From January 20 with the shutdown of the Alcoa vats in San Cibrao, the workers, to whom the company promises that there will be no mass layoffs at least until 2026, will be trained and will do maintenance work until the restart of the activity in 2024.
From this Thursday, January 20th, Spain stops producing primary aluminum. The last plant where this material was manufactured, the one Alcoa has in San Cibrao (Cervo, Lugo), stops the electrolysis tanks. However, the production of secondary aluminum is maintained, from the re-melting process.
The measure is part of the agreement reached between the company and the workers after more than a year of conflict and frustrated sale negotiations. The workforce accepted the proposal, which represented a change in the multinational's strategy, with resignation. When they voted yes, they did so choosing between "a bad solution and a worse one", according to the works council president, José Antonio Zan.
The script twist was written at the end of November 2021. Alcoa had announced almost a year and a half earlier its intention to close the primary aluminum plant -in the same region it has another alumina plant. The talks opened with the mediation of the central government and the Xunta for the sale of the facilities to another producer failed again and again. The Minister of Industry, Reyes Maroto, did not hesitate to point the finger at the U.S.-based company as being responsible for the failure of the talks.
In the midst of continuous protests by the workers, the government's refusal to intervene in the plant and million-dollar claims - Alcoa was asked to return 34 million euros in subsidies that were linked to maintaining employment - the company proposed what it called a "medium-long term" solution: stop the vats - the heart of the factory - for two years and restart them in January 2024; maintain jobs and wages and not make a mass layoff at least until the end of 2025; and invest more than 60 million euros and set aside 31 million more for the restart of the activity. It did so after the Supreme Court confirmed that the employment regulation plan (ERE) it had proposed for more than 500 workers and with which it intended to stop the vats a year ago was null and void.

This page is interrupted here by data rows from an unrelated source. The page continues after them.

diff --git a/video2music_amd/csrc/attn_decode.hip b/video2music_amd/csrc/attn_decode.hip
--- a/video2music_amd/csrc/attn_decode.hip
+++ b/video2music_amd/csrc/attn_decode.hip
@@ -355,7 +355,18 @@
             uv[i] = ld4(ub + k);
         }
         const float* raw = p.q + (size_t)b * p.ldq + col;
-        const float4 rq = ld4(raw), gq = ld4(p.fold_g + col), cq = ld4(p.fold_c + col);
+        float4 rq = ld4(raw);
+        const float4 gq = ld4(p.fold_g + col), cq = ld4(p.fold_c + col);
+        constexpr int QP = FOLD == 1 ? 8 : 1;
+        float4 qp[QP], qb4 = kn4;
+        if constexpr (FOLD == 1) {
+            if (p.q_parts) {
+                const float* pr = p.q_parts + (size_t)b * p.ldq + col;
+#pragma unroll
+                for (int i = 0; i < QP; ++i) qp[i] = ld4(pr + (size_t)i * p.q_part_stride);
+                qb4 = ld4(p.q_bias + col);
+            }
+        }
         float4 rk = kn4, gk = kn4, ck = kn4, rv = kn4, gv = kn4, cv = kn4;
         if (fresh) {
             rk = ld4(raw + d); gk = ld4(p.fold_g + d + col); ck = ld4(p.fold_c + d + col);
@@ -368,6 +379,13 @@
         if (RPR && fresh) load_er<HD>(b0, eb, j0, sub, c4, n_keys);
         if (own_er) e_own = ld4(p.Er + (size_t)(p.er_len - 1) * HD + c4);
         __builtin_amdgcn_sched_barrier(0);
+        if constexpr (FOLD == 1) {
+            if (p.q_parts) {
+#pragma unroll
+                for (int i = 0; i < QP; ++i) { rq.x += qp[i].x; rq.y += qp[i].y; rq.z += qp[i].z; rq.w += qp[i].w; }
+                rq.x += qb4.x; rq.y += qb4.y; rq.z += qb4.z; rq.w += qb4.w;
+            }
+        }
         const float inv_d = 1.0f / (float)d;
         float s = 0.f;
 #pragma unroll
@@ -675,6 +693,8 @@
     AMT_CHECK_ARG(p.B > 0 && p.H > 0 && p.cap > 0, "attn_decode: bad shape B=%d H=%d cap=%d", p.B, p.H, p.cap);
     AMT_CHECK_ARG(p.pos != nullptr || (p.n_keys > 0 && p.n_keys <= p.cap), "attn_decode: n_keys=%d outside (0,%d]", p.n_keys, p.cap);
     AMT_CHECK_ARG(p.Er == nullptr || p.er_len + 1 >= p.cap, "attn_decode: er_len=%d smaller than the key capacity %d", p.er_len, p.cap);
+    AMT_CHECK_ARG(!p.q_parts || (p.fold_u && !p.new_kv && !p.rope && p.q_bias && p.q_part_stride >= (size_t)(p.B - 1) * p.ldq + p.d),
+                  "attn_decode: the raw query in parts belongs to the plain folded prologue (bias and part stride given)");
     if (p.fold_u) {
         AMT_CHECK_ARG(p.fold_g && p.fold_c && p.d == p.H * p.hd && p.d % 4 == 0 && p.d <= UCH_MAX * 256 && p.ldq >= p.d && p.ldq % 4 == 0,
                       "attn_decode: bad folded prologue (d=%d ldq=%d)", p.d, p.ldq);
diff --git a/video2music_amd/csrc/decode_gemm.hip b/video2music_amd/csrc/decode_gemm.hip
--- a/video2music_amd/csrc/decode_gemm.hip
+++ b/video2music_amd/csrc/decode_gemm.hip
@@ -521,6 +521,124 @@
 #endif
 }
 
+constexpr int SW = 8;
+struct DecodeGemmSplitArgs {
+    const float* x; const float* x2; const float* Wp; const float* Wp2;
+    const float* bias; const float* resid; const float* zero;
+    float* y; float* y2; float* parts;
+    unsigned x_row_bytes, x2_row_bytes;
+    int B, mb, n_lo, n_hi;
+    int n_low, n_high, ldy, ldy2, ldr, relu, scale_cols;
+    float scale;
+    unsigned long long* stamps;
+};
+
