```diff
+                f32x4 acc0 = *(const f32x4 *)(bt + 32 + 4 * q), acc1 = *(const f32x4 *)(bt + 48 + 4 * q);
+                pw_split(pws + X::PWS_U32, (f32x4){dv[0], dv[1], dv[2], dv[3]}, (f32x2){dv[4], dv[5]}, acc0, acc1);
+                store_tile_relu_nb(y, ((size_t)img * H4 + oy) * W4, ox0, oy < H4 ? W4 : 0, lane, acc0, acc1, CW && cur.tx > 0 && i == 0, a3_l2p);
+                S123_STAMP(5);
+                if (!has_next) break;
+                float tap[2][9];
+                l1_taps(0, tap[0]); l1_taps(1, tap[1]);
+                l1_finish(nx1, std::integral_constant<int, 2>{}, tap, 0);
+            } else {
+                S123_STAMP(5);
+                if (!has_next) break;
+                float tap[2][9];
+                l1_taps(0, tap[0]); l1_taps(1, tap[1]);
+                l1_finish(nx1, std::integral_constant<int, 2>{}, tap, 0);
+                l1_taps(2, tap[0]); l1_taps(3, tap[1]);
+                l1_finish(nx1, std::integral_constant<int, 2>{}, tap, 2);
+            }
+            S123_STAMP(6);
+            if (new_strip && threadIdx.x == 0) ring[(cur.ord + (CW ? 3 : D)) & 3] = CW ? pending : ticket_ls(pending);
+            __syncthreads();
+            S123_STAMP(7);
+            cur = nx1;
+            nx1 = advance(nx1);
+        }
+    };
+    if (first.ls < pos_limit(std::bool_constant<COLD>{})) walk(first, true);
+    else if constexpr (TAIL) fill_tables();
+    if constexpr (TAIL) {
+        if (tail_tiles > 0) {
+            __syncthreads();
+            S123_BLOCK_STAMP(31);
+            if (threadIdx.x == 0) {
+                const int t0 = __hip_atomic_fetch_add(ticket + 32, 3, __ATOMIC_RELAXED, __HIP_MEMORY_SCOPE_AGENT);
+#pragma unroll
+                for (int j = 0; j < 3; ++j) ring[j] = t0 + j;
+            }
+            __syncthreads();
+            const auto ct = strip_pos(cold_c{}, 0, 0);
+            if (ct.ls < tail_tiles) walk(ct, false);
+        }
     }
     S123_BLOCK_STAMP(2);
     check_out();
diff --git a/ubdvss_amd/csrc/stem_plan.h b/ubdvss_amd/csrc/stem_plan.h
--- a/ubdvss_amd/csrc/stem_plan.h
+++ b/ubdvss_amd/csrc/stem_plan.h
@@ -20,9 +20,13 @@
     ubd_stem_form form;
     long strips;
     bool job_without_strips;
+    int tail_rows;
 };
 
-static inline ubd_stem_plan ubd_plan_stem(int setting, bool forced, bool fml, int num_cus, int n, int H, bool inference, bool job)
+#define UBD_STEM_TAIL_ROWS_PER_JOB_BLOCK 4
+
+static inline ubd_stem_plan ubd_plan_stem(int setting, bool forced, bool fml, int num_cus, int n, int H, bool inference, bool job,
+                                          int W = 0, int job_maps = 0, int tail_override = -1)
 {
     ubd_stem_plan p;
     p.strips = (long)n * ((H / 4 + UBD_STEM_STRIP_ROWS - 1) / UBD_STEM_STRIP_ROWS);
@@ -32,5 +36,14 @@
     else if (inference && big && setting != UBD_STEM_SEPARATE) p.form = UBD_STEM_FORM_L1_STEM23;
     else p.form = UBD_STEM_FORM_SEPARATE;
     p.job_without_strips = job && p.form != UBD_STEM_FORM_STRIPS;
+    p.tail_rows = 0;
+    if (p.form == UBD_STEM_FORM_STRIPS && job && job_maps > 0 && W > 0) {
+        const long grid = p.strips < num_cus ? p.strips : num_cus;
+        const int tiles_x = (W / 4 + 15) / 16, D = tiles_x >= 3 ? 1 : 4 - tiles_x;
+        const long job_blocks = job_maps < grid ? job_maps : grid;
+        const long want = tail_override >= 0 ? tail_override : (long)UBD_STEM_TAIL_ROWS_PER_JOB_BLOCK * job_blocks;
+        const long room = p.strips - grid * D;
+        p.tail_rows = (int)(want < room ? want : (room > 0 ? room : 0));
+    }
     return p;
 }
```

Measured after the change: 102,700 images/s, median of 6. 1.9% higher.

The workforce accepted the deal because the other option could be closure and a new ERE, but took it as "a hard blow". Zan charges against the central government and the Xunta for the lack of alternatives. He especially reproaches the former for not offering a "competitive" energy price for the two years that the plant will be shut down. With its sights set on 2024, it is negotiating electricity supply agreements with renewable energy companies such as Greenalia and Capital Energy. Since Thursday, when the vats stop working, the workers will be dedicated to maintenance work and training. Starting up again in two years' time will be a "technically difficult" process, says the works council president. "Nobody is going home; 100% of the workforce will continue working," he stresses.

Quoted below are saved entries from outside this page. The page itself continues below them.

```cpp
#ifdef SVT_ME_ABLATE
        if (SVT_ME_ABLATE == 2 || SVT_ME_ABLATE == 3 || SVT_ME_ABLATE >= 10) continue;
#endif
        if (c.enable_hme_flag && c.enable_me_hme_ref_pruning && !mctf) {
            for (int r = 0; r < 8; r++) {
                const int li = r >> 2, ri = r & 3;
                if (li >= nl || ri >= d.num_of_ref_pic_to_search[li]) continue;
                const u64 t = st.do_ref[li][ri] ? (u64)wave_sum(BEST_SAD(li, ri)[21 + (tid & 63)]) : (u64)SVT_HIP_MAX_SAD_VALUE * 64;
                if ((tid & 63) == 0) st.hme_sad64[li][ri] = t;
            }
            wave_sync();
            {
                const uint16_t th = c.prune_ref_if_me_sad_dev_bigger_than_th;
                if (th != 0xFFFF) {
                    const int  li = (tid >> 2) & 1, ri = tid & 3;
                    const bool slot = tid < 8;
                    const u64  hs = slot ? st.hme_sad64[li][ri] : ~0ull;
                    const u64  best = (u64)wave_min_dpp((uint32_t)(hs < 0xFFFFFFFFull ? hs : 0xFFFFFFFFull));
                    if (slot && ri >= 1 && (hs - best) * 100 > (u64)th * best) st.do_ref[li][ri] = 0;
                }
            }
            wave_sync();
        }

        PROF(13);
        {
          if (!mctf) {
            const uint32_t n_pu = p.n_pu;
            uint8_t  *o_total = p.res.total_me_candidate_index + (size_t)b * n_pu;
            uint32_t *o_mv    = p.res.me_mv_array + (size_t)b * n_pu * d.max_refs;
            uint8_t  *o_cand  = p.res.me_candidate_array + (size_t)b * n_pu * d.max_cand;
            const int r0 = d.num_of_ref_pic_to_search[0], r1 = d.num_of_ref_pic_to_search[1];
            auto use_pu = [&](int nn) { return d.enable_me_16x16 ? (d.enable_me_8x8 || nn < 21) : nn < 5; };
            auto pack   = [](unsigned dir, unsigned i0, unsigned i1, unsigned l0, unsigned l1) {
                return (uint8_t)((dir & 3) | ((i0 & 3) << 2) | ((i1 & 3) << 4) | ((l0 & 1) << 6) | ((l1 & 1) << 7));
            };
            uint32_t *l_mv    = reinterpret_cast<uint32_t *>(LDS(sh.win));
            uint8_t  *l_cand  = LDS(sh.win) + 4 * n_pu * d.max_refs;
            uint8_t  *l_total = l_cand + n_pu * d.max_cand;
            const int stage_dwords = (int)(4 * n_pu * d.max_refs + n_pu * d.max_cand + n_pu + 3) >> 2;
            static_assert(kWinBytes >= 85 * (4 * SVT_HIP_MAX_LISTS * SVT_HIP_MAX_REFS + 32 + 1), "the result rows of one block fit the arena");
            for (int i = tid; i < stage_dwords; i += kThreads) reinterpret_cast<uint32_t *>(LDS(sh.win))[i] = 0;
            wave_sync();
            for (int n = tid; n < d.max_number_of_pus_per_sb; n += kThreads) {
                const int use = use_pu(n);
                const int row = (n > 4) ? c_z_to_raster[n] : n;
                uint8_t first = 0;
                auto put_cand = [&](int idx, uint8_t v) { l_cand[row * d.max_cand + idx] = v; if (idx == 0) first = v; };
                uint32_t  nls = nl;
                if (r0 == 1 && r1 == 0) {
                    const int pu   = c_z_to_raster[n];
                    st.me_dist[pu] = BEST_SAD(0, 0)[n];
                    if (use) l_total[pu] = 1;
                    if (st.do_ref[0][0] && use) { put_cand(0, pack(0, 0, 0, 0, 0)); l_mv[pu * d.max_refs] = BEST_MV(0, 0)[n]; }
                } else if (r0 == 1 && r1 == 1) {
                    const int     pu = c_z_to_raster[n];
                    const uint8_t d0 = st.do_ref[0][0], d1 = (nls == 1) ? 0 : st.do_ref[1][0];
                    if (nls < 2 || !st.do_ref[1][0]) nls = 1;
                    const uint32_t prune_th = (d0 && d1) ? (uint32_t)c.prune_me_candidates_th : 0;
                    uint8_t  blk[2] = {d0, d1};
                    uint8_t  off = 0;
                    const uint32_t s0 = BEST_SAD(0, 0)[n], s1 = BEST_SAD(1, 0)[n];
                    const uint32_t best = (d0 && d1) ? (s0 < s1 ? s0 : s1) : (d0 ? s0 : s1);
                    st.me_dist[pu] = best;
                    if (use) l_total[pu] = 1;
                    int min_list = -1;
                    if (c.use_best_unipred_cand_only && blk[0] && blk[1]) min_list = s0 < s1 ? 0 : 1;
                    for (uint32_t li = 0; li < nls && (use || off == 0); li++) {
                        if (!blk[li]) continue;
                        if (prune_th > 0) {
                            const uint32_t dev = (BEST_SAD(li, 0)[n] - best) * 100;
                            if (dev > best * prune_th) { blk[li] = 0; continue; }
                        }
                        if (min_list != -1 && min_list != (int)li) {
                            if (use) l_mv[pu * d.max_refs + (li ? d.max_l0 : 0)] = BEST_MV(li, 0)[n];
                            continue;
                        }
                        if (use) {
                            put_cand(off, pack(li, 0, 0, li == 0 ? li : 24, li == 1 ? li : 24));
                            l_mv[pu * d.max_refs + (li ? d.max_l0 : 0)] = BEST_MV(li, 0)[n];
                        }
                        off++;
                    }
                    if (blk[0] && blk[1] && use) { put_cand(off, pack(2, 0, 0, 0, 1)); l_total[pu] = (uint8_t)(off + 1); }
                } else {
                    const int pu = (n > 4) ? c_z_to_raster[n] : n;
                    uint8_t   off = 0;
                    uint8_t   blk[2][4] = {{0, 0, 0, 0}, {0, 0, 0, 0}};
                    const uint32_t prune_th = (uint32_t)c.prune_me_candidates_th;
                    uint32_t       best     = ~0u;
                    for (uint32_t li = 0; li < nls; li++)
                        for (int ri = 0; ri < d.num_of_ref_pic_to_search[li]; ri++) {
                            blk[li][ri] = st.do_ref[li][ri];
                            if (blk[li][ri]) best = BEST_SAD(li, ri)[n] < best ? BEST_SAD(li, ri)[n] : best;
                        }
                    st.me_dist[pu] = best;
                    for (uint32_t li = 0; li < nls && (use || off == 0); li++)
                        for (int ri = 0; ri < d.num_of_ref_pic_to_search[li] && (use || off == 0); ri++) {
                            if (!blk[li][ri]) continue;
                            if (prune_th > 0) {
                                const uint32_t dev = (BEST_SAD(li, ri)[n] - best) * 100;
                                if (dev > best * prune_th) { blk[li][ri] = 0; continue; }
                            }
                            if (use) {
                                put_cand(off, pack(li, ri, ri, li == 0 ? li : 24, li == 1 ? li : 24));
                                l_mv[pu * d.max_refs + (li ? d.max_l0 : 0) + ri] = BEST_MV(li, ri)[n];
                            }
                            off++;
                        }
                    if (nls == 2 && use) {
                        for (int a = 0; a < r0; a++)
                            for (int bb = 0; bb < r1; bb++) {
                                if (d.only_l_bwd && (a > 0 || bb > 0)) continue;
                                if (blk[0][a] && blk[1][bb]) put_cand(off++, pack(2, a, bb, 0, 1));
                            }
                        if (!d.only_l_bwd) {
// ... 311 lines not shown
```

This same day, the second Alcoa situation monitoring committee is meeting, with representatives from the administrations, the workers and the company. Zan trusts that the company will specify how and when the investments announced for the plant will be made. After the first meeting after the agreement with the workers, both Minister Maroto and the economic vice-president of the Xunta, Francisco Conde, once again exchanged reproaches and neither of them showed satisfaction with the solution proposed. Conde even expressed doubts about Alcoa's commitment and said that there was no reason for "celebration" since the plant is facing a temporary stoppage of activity "if the company's promises are accepted".